→ **Exercise details**
Up to and including the line with "const bf16* base", restate the material below word for word, beginning with its first line.

→ **Source data**
void maxpool3x3s2(const bf16* in, bf16* out, int B, int IH, int IW, int C, int OH, int OW,
                  hipStream_t s) {
  const long long total = (long long)B * OH * OW * (C / 8);
  hipLaunchKernelGGL(maxpool_kernel, dim3(cdiv(total, 256)), dim3(256), 0, s, in, out, B, IH, IW,
                     C, OH, OW);
  check_launch("maxpool3x3s2");
}

constexpr int kGapSlices = 32;

__global__ __launch_bounds__(256) void gap_partial_kernel(const bf16* __restrict__ in,
                                                          float* __restrict__ part, int HW, int C) {
  const int b = blockIdx.x, sl = blockIdx.y;
  const int CG = C >> 3;
  const int lane = threadIdx.x & 63, wid = threadIdx.x >> 6;
  const int cg = blockIdx.z * 64 + lane;
  __shared__ float red[4][64][8];
  float acc[8] = {0, 0, 0, 0, 0, 0, 0, 0};
  const int p0 = (int)((long long)HW * sl / kGapSlices), p1 = (int)((long long)HW * (sl + 1) / kGapSlices);
  if (cg < CG) {
    const bf16* base = in + (long long)b * HW * C + cg * 8;
    int p = p0 + wid;
    for (; p + 12 < p1; p += 16) {
      bf16x8 v[4];
#pragma unroll
      for (int u = 0; u < 4; ++u) v[u] = ld8(base + (long long)(p + 4 * u) * C);
#pragma unroll
      for (int u = 0; u < 4; ++u)
#pragma unroll
        for (int q = 0; q < 8; ++q) acc[q] += (float)v[u][q];
    }
    for (; p < p1; p += 4) {
      const bf16x8 v = ld8(base + (long long)p * C);
#pragma unroll
      for (int q = 0; q < 8; ++q) acc[q] += (float)v[q];
    }
  }
#pragma unroll
  for (int q = 0; q < 8; ++q) red[wid][lane][q] = acc[q];
  __syncthreads();
  if (wid == 0 && cg < CG) {
#pragma unroll
    for (int q = 0; q < 8; ++q)
      part[((long long)b * kGapSlices + sl) * C + cg * 8 + q] =
          red[0][lane][q] + red[1][lane][q] + red[2][lane][q] + red[3][lane][q];
  }
}

__global__ void gap_reduce_kernel(const float* __restrict__ part, float* __restrict__ out, int B,
                                  int HW, int C) {
  const int i = blockIdx.x * blockDim.x + threadIdx.x;
  if (i >= B * C) return;
  const int b = i / C, c = i % C;
  float s = 0.f;
#pragma unroll
  for (int k = 0; k < kGapSlices; ++k) s += part[((long long)b * kGapSlices + k) * C + c];
  out[i] = s / (float)HW;
}

size_t gap_workspace_floats(int B, int C) { return (size_t)B * kGapSlices * C; }

__global__ __launch_bounds__(256) void copy_to_host_kernel(const uint4* __restrict__ src,
                                                           uint4* __restrict__ dst, long long n16,
                                                           const uint32_t* __restrict__ src4,
                                                           uint32_t* __restrict__ dst4, long long n4) {
  const long long i = (long long)blockIdx.x * blockDim.x + threadIdx.x;
  const long long stride = (long long)gridDim.x * blockDim.x;
  for (long long k = i; k < n16; k += stride) dst[k] = src[k];
  for (long long k = i; k < n4; k += stride) dst4[k] = src4[k];
}

void copy_to_host(const void* src, void* dst, long long nbytes, hipStream_t s) {
  if (nbytes % 4) throw std::invalid_argument("copy_to_host: nbytes % 4 == 0 required");
  const bool al = ((uintptr_t)src % 16 == 0) && ((uintptr_t)dst % 16 == 0);
  const long long n16 = al ? nbytes / 16 : 0;
  const long long tail = nbytes - n16 * 16;
  const auto* s4 = reinterpret_cast<const uint32_t*>(static_cast<const char*>(src) + n16 * 16);
  auto* d4 = reinterpret_cast<uint32_t*>(static_cast<char*>(dst) + n16 * 16);
  const long long work = n16 > tail / 4 ? n16 : tail / 4;
  const int grid = (int)std::min<long long>(64, std::max<long long>(1, cdiv(work, 256)));
  hipLaunchKernelGGL(copy_to_host_kernel, dim3(grid), dim3(256), 0, s, static_cast<const uint4*>(src),
                     static_cast<uint4*>(dst), n16, s4, d4, tail / 4);
  check_launch("copy_to_host");
}

__global__ __launch_bounds__(256) void pack_rows_kernel(uint32_t* __restrict__ dst,
                                                        const uint32_t* __restrict__ a, int aw,
                                                        const uint32_t* __restrict__ b, int bw,
                                                        int rows) {
  const int w = aw + bw;
  const long long n = (long long)rows * w;
  for (long long i = (long long)blockIdx.x * blockDim.x + threadIdx.x; i < n;
       i += (long long)gridDim.x * blockDim.x) {
    const long long r = i / w;
    const int c = (int)(i - r * w);
    dst[i] = c < aw ? a[r * aw + c] : b[r * bw + (c - aw)];
  }
}

void pack_rows(void* dst, const void* a, int a_words, const void* b, int b_words, int rows,
               hipStream_t s) {
  if (rows <= 0 || a_words < 0 || b_words < 0) throw std::invalid_argument("pack_rows: bad shape");
  const long long n = (long long)rows * (a_words + b_words);
  const int grid = (int)std::min<long long>(64, std::max<long long>(1, cdiv(n, 256)));
  hipLaunchKernelGGL(pack_rows_kernel, dim3(grid), dim3(256), 0, s, static_cast<uint32_t*>(dst),
                     static_cast<const uint32_t*>(a), a_words, static_cast<const uint32_t*>(b),
                     b_words, rows);
  check_launch("pack_rows");
}

void global_avgpool(const bf16* in, float* out, float* ws, int B, int HW, int C, hipStream_t s) {
  hipLaunchKernelGGL(gap_partial_kernel, dim3(B, kGapSlices, cdiv(C / 8, 64)), dim3(256), 0, s, in,
                     ws, HW, C);
  hipLaunchKernelGGL(gap_reduce_kernel, dim3(cdiv((long long)B * C, 256)), dim3(256), 0, s, ws, out,
                     B, HW, C);
  check_launch("global_avgpool");
}

__global__ __launch_bounds__(256) void matvec_kernel(const float* __restrict__ x,
                                                     const float* __restrict__ w,
                                                     const float* __restrict__ bias,
                                                     float* __restrict__ out, int B, int N, int K,
                                                     int act) {
  const int lane = threadIdx.x & 63;
  const long long item = (long long)blockIdx.x * 4 + (threadIdx.x >> 6);
  if (item >= (long long)B * N) return;
  const int b = (int)(item / N), n = (int)(item % N);
  float s = 0.f;
  for (int k = lane; k < K; k += 64) s += w[(long long)n * K + k] * x[(long long)b * K + k];
#pragma unroll
  for (int o = 32; o > 0; o >>= 1) s += __shfl_xor(s, o, 64);
  if (lane == 0) out[item] = apply_act(s + (bias ? bias[n] : 0.f), act);
}

__global__ __launch_bounds__(256) void bias_act_kernel(const bf16* __restrict__ in,
                                                       const float* __restrict__ bias,
                                                       const float* __restrict__ img_bias,
                                                       bf16* __restrict__ out, int M, int N,
                                                       int HW, int act) {
  const int NG = N >> 3;
  const int t = blockIdx.x * blockDim.x + threadIdx.x;
  if (t >= M * NG) return;
  const int m = t / NG;
  const int n = (t - m * NG) * 8;
  const bf16x8 v = ld8(in + (size_t)m * N + n);
  float4 b0 = *reinterpret_cast<const float4*>(bias + n), b1 = *reinterpret_cast<const float4*>(bias + n + 4);
  if (img_bias) {
    const float* ib = img_bias + (size_t)(m / HW) * N + n;
    const float4 i0 = *reinterpret_cast<const float4*>(ib), i1 = *reinterpret_cast<const float4*>(ib + 4);
    b0.x += i0.x; b0.y += i0.y; b0.z += i0.z; b0.w += i0.w;
    b1.x += i1.x; b1.y += i1.y; b1.z += i1.z; b1.w += i1.w;
  }
  const float bb[8] = {b0.x, b0.y, b0.z, b0.w, b1.x, b1.y, b1.z, b1.w};
  bf16x8 o;
#pragma unroll
  for (int q = 0; q < 8; ++q) o[q] = (bf16)apply_act((float)v[q] + bb[q], act);
  st8(out + (size_t)m * N + n, o);
}

void bias_act(const bf16* in, const float* bias, const float* img_bias, bf16* out, long long M, int N,
              int HW, int act, hipStream_t s) {
  if (N % 8 || HW < 1) throw std::invalid_argument("bias_act: N % 8 == 0 and HW >= 1 required");
  if (M * (long long)N >= (1LL << 31)) throw std::invalid_argument("bias_act: matrix too large");
  hipLaunchKernelGGL(bias_act_kernel, dim3(cdiv(M * (N / 8), 256)), dim3(256), 0, s, in, bias, img_bias,
                     out, (int)M, N, HW, act);
  check_launch("bias_act");
}

void matvec(const float* x, const float* w, const float* bias, float* out, int B, int N, int K,
            int act, hipStream_t s) {
  hipLaunchKernelGGL(matvec_kernel, dim3(cdiv((long long)B * N, 4)), dim3(256), 0, s, x, w, bias,
                     out, B, N, K, act);
  check_launch("matvec");
}

constexpr int kPoolMaxC = 2048, kPoolMaxN = 512;

__device__ __forceinline__ float4 pool_slice(const float* __restrict__ wt, const float* s_x, int k0,
                                             int k1, int N, int q) {
  float4 a0 = make_float4(0.f, 0.f, 0.f, 0.f), a1 = a0;
  int k = k0;
  for (; k + 2 <= k1; k += 2) {
    const float4 w0 = *reinterpret_cast<const float4*>(wt + (size_t)k * N + 4 * q);
    const float4 w1 = *reinterpret_cast<const float4*>(wt + (size_t)(k + 1) * N + 4 * q);
    const float x0 = s_x[k], x1 = s_x[k + 1];
    a0.x += w0.x * x0; a0.y += w0.y * x0; a0.z += w0.z * x0; a0.w += w0.w * x0;
    a1.x += w1.x * x1; a1.y += w1.y * x1; a1.z += w1.z * x1; a1.w += w1.w * x1;
  }
  if (k < k1) {
    const float4 w0 = *reinterpret_cast<const float4*>(wt + (size_t)k * N + 4 * q);
    const float x0 = s_x[k];
    a0.x += w0.x * x0; a0.y += w0.y * x0; a0.z += w0.z * x0; a0.w += w0.w * x0;
  }
  return make_float4(a0.x + a1.x, a0.y + a1.y, a0.z + a1.z, a0.w + a1.w);
}

template <int kPoolThreads>
__global__ __launch_bounds__(kPoolThreads) void aspp_pool_kernel(const float* __restrict__ part,
                                                                 const float* __restrict__ w1t,
                                                                 const float* __restrict__ b1,
                                                                 const float* __restrict__ w2t,
                                                                 float* __restrict__ img_bias, int HW,
                                                                 int C, int N, float* dbg, int mode) {
  __shared__ float s_gap[kPoolMaxC];
  if (mode & 1) __builtin_amdgcn_fence(__ATOMIC_ACQUIRE, "agent");
  __shared__ float s_pool[kPoolMaxN];
  __shared__ float4 s_red[kPoolThreads];
  const int b = blockIdx.x, tid = threadIdx.x;
  const float inv = 1.f / (float)HW;
  const float* pb = part + (size_t)b * kGapSlices * C;
  for (int k = tid; k < C; k += kPoolThreads) {
    float s = 0.f;
#pragma unroll
    for (int q = 0; q < kGapSlices; ++q) s += pb[(size_t)q * C + k];
    s_gap[k] = s * inv;
  }
  const int nq = N >> 2;
  const int nks = kPoolThreads / nq;
  const int q = tid % nq, ks = tid / nq;
  __syncthreads();
  const size_t dstride = (size_t)C + N + 4 * 4 * kPoolThreads;
  float* dimg = dbg ? dbg + (size_t)b * dstride : nullptr;
  float4* dv = dbg ? reinterpret_cast<float4*>(dimg + C + N) : nullptr;
  if (dbg)
    for (int k = tid; k < C; k += kPoolThreads) dimg[k] = s_gap[k];
  {
    const int per = (C + nks - 1) / nks;
    const int k0 = min(C, ks * per), k1 = min(C, k0 + per);
    if (ks < nks) {
      const float4 r = pool_slice(w1t, s_gap, k0, k1, N, q);
      s_red[ks * nq + q] = r;
      if (dbg) dv[tid] = r;
    }
  }
  __syncthreads();
  if (tid < nq) {
    float4 s = s_red[tid];
    if (dbg) dv[kPoolThreads + tid] = s;
    for (int j = 1; j < nks; ++j) {
      const float4 v = s_red[j * nq + tid];
      if (dbg) dv[kPoolThreads + j * nq + tid] = v;
      s.x += v.x; s.y += v.y; s.z += v.z; s.w += v.w;
    }
    s_pool[4 * tid + 0] = fmaxf(s.x + b1[4 * tid + 0], 0.f);
    s_pool[4 * tid + 1] = fmaxf(s.y + b1[4 * tid + 1], 0.f);
    s_pool[4 * tid + 2] = fmaxf(s.z + b1[4 * tid + 2], 0.f);
    s_pool[4 * tid + 3] = fmaxf(s.w + b1[4 * tid + 3], 0.f);
  }
  __syncthreads();
  if (dbg)
    for (int k = tid; k < N; k += kPoolThreads) dimg[C + k] = s_pool[k];
  {
    const int per = (N + nks - 1) / nks;
    const int k0 = min(N, ks * per), k1 = min(N, k0 + per);
    if (ks < nks) {
      const float4 r = pool_slice(w2t, s_pool, k0, k1, N, q);
      s_red[ks * nq + q] = r;
      if (dbg) dv[2 * kPoolThreads + tid] = r;
    }
  }
  __syncthreads();
  if (tid < nq) {
    float4 s = s_red[tid];
    if (dbg) dv[3 * kPoolThreads + tid] = s;
    for (int j = 1; j < nks; ++j) {
      const float4 v = s_red[j * nq + tid];
      if (dbg) dv[3 * kPoolThreads + j * nq + tid] = v;
      s.x += v.x; s.y += v.y; s.z += v.z; s.w += v.w;
    }
    *reinterpret_cast<float4*>(img_bias + (size_t)b * N + 4 * tid) = s;
  }
}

→ **Exercise answer**
void maxpool3x3s2(const bf16* in, bf16* out, int B, int IH, int IW, int C, int OH, int OW,
                  hipStream_t s) {
  const long long total = (long long)B * OH * OW * (C / 8);
  hipLaunchKernelGGL(maxpool_kernel, dim3(cdiv(total, 256)), dim3(256), 0, s, in, out, B, IH, IW,
                     C, OH, OW);
  check_launch("maxpool3x3s2");
}

constexpr int kGapSlices = 32;

__global__ __launch_bounds__(256) void gap_partial_kernel(const bf16* __restrict__ in,
                                                          float* __restrict__ part, int HW, int C) {
  const int b = blockIdx.x, sl = blockIdx.y;
  const int CG = C >> 3;
  const int lane = threadIdx.x & 63, wid = threadIdx.x >> 6;
  const int cg = blockIdx.z * 64 + lane;
  __shared__ float red[4][64][8];
  float acc[8] = {0, 0, 0, 0, 0, 0, 0, 0};
  const int p0 = (int)((long long)HW * sl / kGapSlices), p1 = (int)((long long)HW * (sl + 1) / kGapSlices);
  if (cg < CG) {
    const bf16* base = in + (long long)b * HW * C + cg * 8;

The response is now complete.